Return-on-equity expectations for 2013 lowered from 20% to mid-teens

Expectations about the post-flotation performance of Royal Bank of Scotland Insurance (RBSI) have been lowered after highly ambitious financial targets were scrapped.

RBS Group’s annual report set a target of more than a 20% return on equity (ROE) for RBSI, the owner of Direct Line, Churchill and Privilege.

The target was privately met with disbelief from investors and analysts, as the usual industry standard measure is around 15%.

But in its first presentation to banking and insurance analysts ahead of its planned initial public offering (IPO) in the second half of 2012, RBSI chief financial officer John Reizenstein said that a sensible ROE figure for the business would be in the mid-teens.

Parent group The Royal Bank of Scotland’s cost of capital is 12%, which indicates that the insurer needs to make an ROE of at least that amount for it to make a return.

Back to business: RBSI’s return on equity

Analysts previously complained about a lack of information on RBSI’s financial performance, but by setting realistic ROE targets, it appears the insurer is bringing itself in line with City expectations.

Collins Stewart analyst Ben Cohen said that no indication had been given at the presentation that the company would make a 20% ROE by 2013. “I don’t think that would be a realistic target,” he said.

RBSI posted a negative ROE of 8% in the full year of 2010 and a positive ROE of 9.5% in the first half of 2011.

The company also confirmed that RBSI would not be disposed of in one go. RBS group investor relations head Richard O’Connor said that under current plans a minority of the business would be floated, with a secondary offering the following year.

When asked if the company would be given more time to float if market conditions were not conducive, O’Connor said there were fall-back plans but declined to comment further.
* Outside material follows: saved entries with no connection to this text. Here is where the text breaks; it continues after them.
## Split multi-pass column CD solve into two concurrent chains on separate streams

Genes are split into two interleaved halves by quad, each with its own pass-slot permutation and count buffers. The multi-pass coordinate-descent solves then run as two independent chains on the main stream and a new chain stream, with the second chain's pass limits staggered. The aim is to hide the tail and launch gaps between passes, where the remaining active gene set shrinks and the GPU idles, by overlapping the two chains. This adds an extra split kernel, event syncs and more memset/scatter launches, and is enabled only when there are more gene quads than wave slots.

```diff
diff --git a/insider_amd/csrc/insider_hip.hip b/insider_amd/csrc/insider_hip.hip
--- a/insider_amd/csrc/insider_hip.hip
+++ b/insider_amd/csrc/insider_hip.hip
@@ -283,7 +283,10 @@
     int sched_flip = 0;
     DevBuf<double> cd_hsave, cd_isave;
     DevBuf<uint32_t> cd_pass_slot;
-    DevBuf<int> cd_pass_perm[2], cd_pass_cnt;
+    struct PassChain {
+        DevBuf<int> perm[2], cnt;
+        DevBuf<int> order;
+    } cd_chain[2];
     DevBuf<int> perm_early[EARLY];
     bool have_early[EARLY] = {false, false, false};
     bool have_perm = false;
@@ -309,6 +312,8 @@
     Stream side;
     Stream side2;
     Stream side3;
+    Stream chain;
+    Event ev_chain_go, ev_chain_done;
     Event ev_cd_done, ev_prep, ev_c_ready;
     Event ev_head;
     std::vector<Event> ev_w;
@@ -318,8 +323,9 @@
     int create(int n_w)
     {
         HIPCHECK(hipStreamCreate(stream.out()));
-        for (Stream *s : {&side, &side2, &side3}) HIPCHECK(hipStreamCreateWithFlags(s->out(), hipStreamNonBlocking));
-        for (Event *e : {&ev_prep, &ev_c_ready, &ev_head, &ev_a_ready, &qfull.ev, &qheld.ev, &ev_cd_done, &side_done.ev, &ev_tab})
+        for (Stream *s : {&side, &side2, &side3, &chain}) HIPCHECK(hipStreamCreateWithFlags(s->out(), hipStreamNonBlocking));
+        for (Event *e : {&ev_prep, &ev_c_ready, &ev_head, &ev_a_ready, &qfull.ev, &qheld.ev, &ev_cd_done, &side_done.ev, &ev_tab,
+                         &ev_chain_go, &ev_chain_done})
             HIPCHECK(hipEventCreateWithFlags(e->out(), EV_SYNC));
         ev_w.resize(n_w);
         for (Event &e : ev_w) HIPCHECK(hipEventCreateWithFlags(e.out(), EV_SYNC));
@@ -327,12 +333,12 @@
     }
     int synchronize_sides() const
     {
-        for (const Stream *s : {&side, &side2, &side3}) HIPCHECK(hipStreamSynchronize(*s));
+        for (const Stream *s : {&side, &side2, &side3, &chain}) HIPCHECK(hipStreamSynchronize(*s));
         return INSIDER_OK;
     }
     void synchronize() const
     {
-        for (const Stream *s : {&stream, &side, &side2, &side3}) if (*s) (void)hipStreamSynchronize(*s);
+        for (const Stream *s : {&stream, &side, &side2, &side3, &chain}) if (*s) (void)hipStreamSynchronize(*s);
     }
 };
 
@@ -350,6 +356,7 @@
     int cd_pairs = 1;
     int list_fine = 1;
     int cd_cold_iters = 3, cd_pass_first = 64, cd_pass_ratio = 4;
+    int cd_chains = 2, cd_chain_min_waves = -1, cd_chain_stagger = 2;
     double resid_stage_mb = 256.0;
     double vd_stage_kb = 48.0;
     int sd_slabs = 0;
@@ -393,6 +400,7 @@
     double steady_cd_ms = 0, steady_col_ms = 0;
     int cap_hits = 0, max_gene_sweeps = 0;
     int col_solver = 0, col_eval = 0, col_ridge_fallback = 0;
+    int col_chains = 0;
     int col_stats_kernel = 0, col_stats_tickets = 0, col_stats_blocks = 0;
     int col_q_kernel = 0, mm_rows2_tiles = 0;
     uint64_t row_kernels = 0;
@@ -416,6 +424,7 @@
 namespace {
 
 constexpr int PC4_PARTS = 16;
+constexpr int CD_CHAIN_LEN = CD_BUCKETS + 2;
 constexpr int MM_SLAB = 128;
 
 enum RowKernel {
@@ -433,7 +442,9 @@
     const DataSet &d = *h->ds;
     PlanFacts f;
     const Options &o = h->opt;
-    f.opt = {o.row_merged, o.col_factored, o.row_fused, o.row_gemm, o.row_counts, o.mm_fast, o.force_allreduce, o.wg_waves};
+    f.opt = {o.row_merged, o.col_factored, o.row_fused, o.row_gemm, o.row_counts, o.mm_fast, o.force_allreduce, o.wg_waves,
+             o.cd_chains, o.cd_chain_min_waves};
+    f.cd_wave_slots = reg_waves(reg_kmax(K)) * d.n_simd;
     f.world = h->world;
     f.K = K; f.NB = h->ws.NB; f.KP = h->ws.KP; f.lvl_zero = (bool)h->ws.lvl_zero;
     f.merged = d.merged; f.cont_merged = d.cont_merged; f.cf_pair_ok = d.cf_pair_ok; f.cf_hn = (bool)d.cf_hn; f.cf_zt = (bool)d.cf_zt;
@@ -535,9 +546,13 @@
     if ((rc = w.cd_hsave.alloc((size_t)d.p * KP))) return rc;
     if ((rc = w.cd_isave.alloc((size_t)d.p * KP))) return rc;
     if ((rc = w.cd_pass_slot.alloc((size_t)d.p))) return rc;
-    if ((rc = w.cd_pass_perm[0].alloc((size_t)d.p))) return rc;
-    if ((rc = w.cd_pass_perm[1].alloc((size_t)d.p))) return rc;
-    if ((rc = w.cd_pass_cnt.alloc((size_t)CD_BUCKETS + 2))) return rc;
+    for (int c = 0; c < 2; ++c) {
+        const size_t half = (size_t)d.p / 2 + 8;
+        if ((rc = w.cd_chain[c].perm[0].alloc(c ? half : (size_t)d.p))) return rc;
+        if ((rc = w.cd_chain[c].perm[1].alloc(c ? half : (size_t)d.p))) return rc;
+        if ((rc = w.cd_chain[c].cnt.alloc((size_t)CD_BUCKETS + 3))) return rc;
+        if ((rc = w.cd_chain[c].order.alloc(half))) return rc;
+    }
     if ((rc = w.code_base_dev.alloc(2))) return rc;
     for (DevBuf<int> &b : w.perm_early)
         if ((rc = b.alloc((size_t)d.p))) return rc;
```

The company also revealed that it made £15m from referral fees in the first half of 2011 and that it would look to pay its parent a dividend of between £500m and £1bn before divestment.
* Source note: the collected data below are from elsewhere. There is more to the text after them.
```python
def conv3x3_winograd_wgrad(small, big, O, I, wscale=1.0, small_scale=None, big_scale=None, big_v=None):
    global _winograd_calls
    _winograd_calls += 1
    lib = _lib.load()
    small, big = nhwc(small), nhwc(big)
    B, Cs, H, W = small.shape
    Cb = big.shape[1]
    assert big.shape == (B, Cb, H, W) and O <= Cs and I <= Cb
    RP, CP = _dims(lib.gif_conv2d_wgrad_dims, pad32(Cs), pad32(Cb), "wgrad_dims")
    nsplit = lib.gif_conv3x3_winograd_wgrad_splits(B, H, W, Cs, Cb)
    dev = small.device
    nv = lib.gif_winograd_workspace_floats(B, H, W, Cb)
    if big_v is not None and big_v.numel() != nv:
        raise _lib.GifHipError(f"conv3x3_winograd_wgrad: cached V has {big_v.numel()} floats, expected {nv}")
    V = big_v if big_v is not None else torch.empty((nv,), device=dev, dtype=torch.float32)
    Mg = torch.empty((lib.gif_winograd_workspace_floats(B, H, W, Cs),), device=dev, dtype=torch.float32)
    ws = torch.empty((nsplit, 16, RP, CP), device=dev, dtype=torch.float32)
    _call("conv3x3_winograd_wgrad", winograd_mode("wgrad", Cs), None if big_v is not None else big.data_ptr(), small.data_ptr(), V.data_ptr(),
          Mg.data_ptr(), ws.data_ptr(), _p(small_scale), _p(big_scale), B, H, W, Cs, Cb, nsplit, _stream())
    dw = torch.empty((O, I, 3, 3), device=dev, dtype=torch.float32)
    so, si, sky, skx = dw.stride()
    _lib.check(lib.gif_winograd_unpack_wgrad_f32(ws.data_ptr(), dw.data_ptr(), nsplit, O, I, RP, CP, so, si, sky, skx, float(wscale),
                                                 _stream()), "winograd_unpack_wgrad")
    return dw


# ... 520 lines not shown
```

include/gif_hip.h:

```cpp
#ifndef GIF_HIP_H
#define GIF_HIP_H

#include <stdint.h>

#ifdef __cplusplus
extern "C" {
#endif

#define GIF_EINVAL (-1)
#define GIF_ENOSUP (-2)

typedef void* gif_stream_t;

const char* gif_last_error(void);
int gif_abi_version(void);

int gif_f16_overflow_clear(gif_stream_t stream);
int gif_f16_overflow_or_into(float* found_inf, gif_stream_t stream);
int gif_f16_overflow_watch(int on);

#define GIF_FP32_MFMA_NATIVE 0
#define GIF_FP32_MFMA_BF16X3 1
#define GIF_FP32_MFMA_F16X2 2
int gif_set_fp32_mfma_mode(int mode);
// ... 88 lines not shown
                            const int32_t* texel_map, const int32_t* texel_faces, const float* texel_bc, float* gimg,
                            int B, int C, int H, int W, int V, int T, gif_stream_t stream);

int gif_shade_sh_f32(const float* uv, const float* nrm, const uint8_t* mask, const float* albedo, const float* sh, float* out,
                     int B, int Ba, int H, int W, int T, float nrm_mul, float nrm_add, gif_stream_t stream);
int64_t gif_shade_sh_bwd_workspace_bytes(int B, int H, int W);
int gif_shade_sh_bwd_f32(const float* uv, const float* nrm, const uint8_t* mask, const float* albedo, const float* sh,
                         const float* g_out, float* g_uv, float* g_nrm, float* g_albedo, float* g_sh, int B, int Ba, int H,
                         int W, int T, float nrm_mul, float nrm_add, void* workspace, gif_stream_t stream);

typedef struct {
    int32_t B;
    int32_t Hb, Wb, Cb;
    int32_t Hs, Ws, Cs;
    int32_t KH, KW;
    int32_t stride;
    int32_t pad;
} gif_conv_geom;

typedef struct {
    const float* in_scale;
    const float* out_scale;
    const float* bias;
    const void* residual;
    int32_t act;
    float slope, gain;
    const void* mask_src;
    float mask_slope, mask_gain;
    const void* dot_src;
    float* dot;
    float* colsum;
    float* red_ws;
    int32_t out_f32;
} gif_conv_epilogue;
int64_t gif_conv_epilogue_ws_floats(int64_t out_rows, int cout);
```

Analysts gave the presentation a lukewarm reception, arguing that the numbers and plans look good, but more detail and clarity is needed.

Panmure Gordon analyst Barrie Cornes said: “There is still detail concerning claims triangulations and things like that that we are no wiser on but it is a step in the right direction - it is starting to give more detail.”

In particular, Cornes welcomed the breakdown of results by unit, which show separate underwriting results and gross written premium for RBSI’s broker commercial lines unit NIG.

Cohen added: “I thought they were making reasonable claims about what they can do as a business and what they would look to do as an independently listed company, particularly about the growth that the business could achieve and the return on equity they would look to make.”

However, question marks about the company’s future remain. While acknowledging that the first-half 2011 result was far better than the first-half 2010 loss, Cornes said: “It is a bit early to tell whether that is a long-lasting improvement in underwriting performance and the business has really turned a corner.”

In addition, there are still questions about whether NIG will remain part of the group post-flotation. Cornes said: “We were not given a firm steer one way or the other whether it would necessarily be in or out of an IPO,” Cornes said. “The jury is firmly out.”

RBSI has previously strongly denied any suggestion that it would hive off NIG.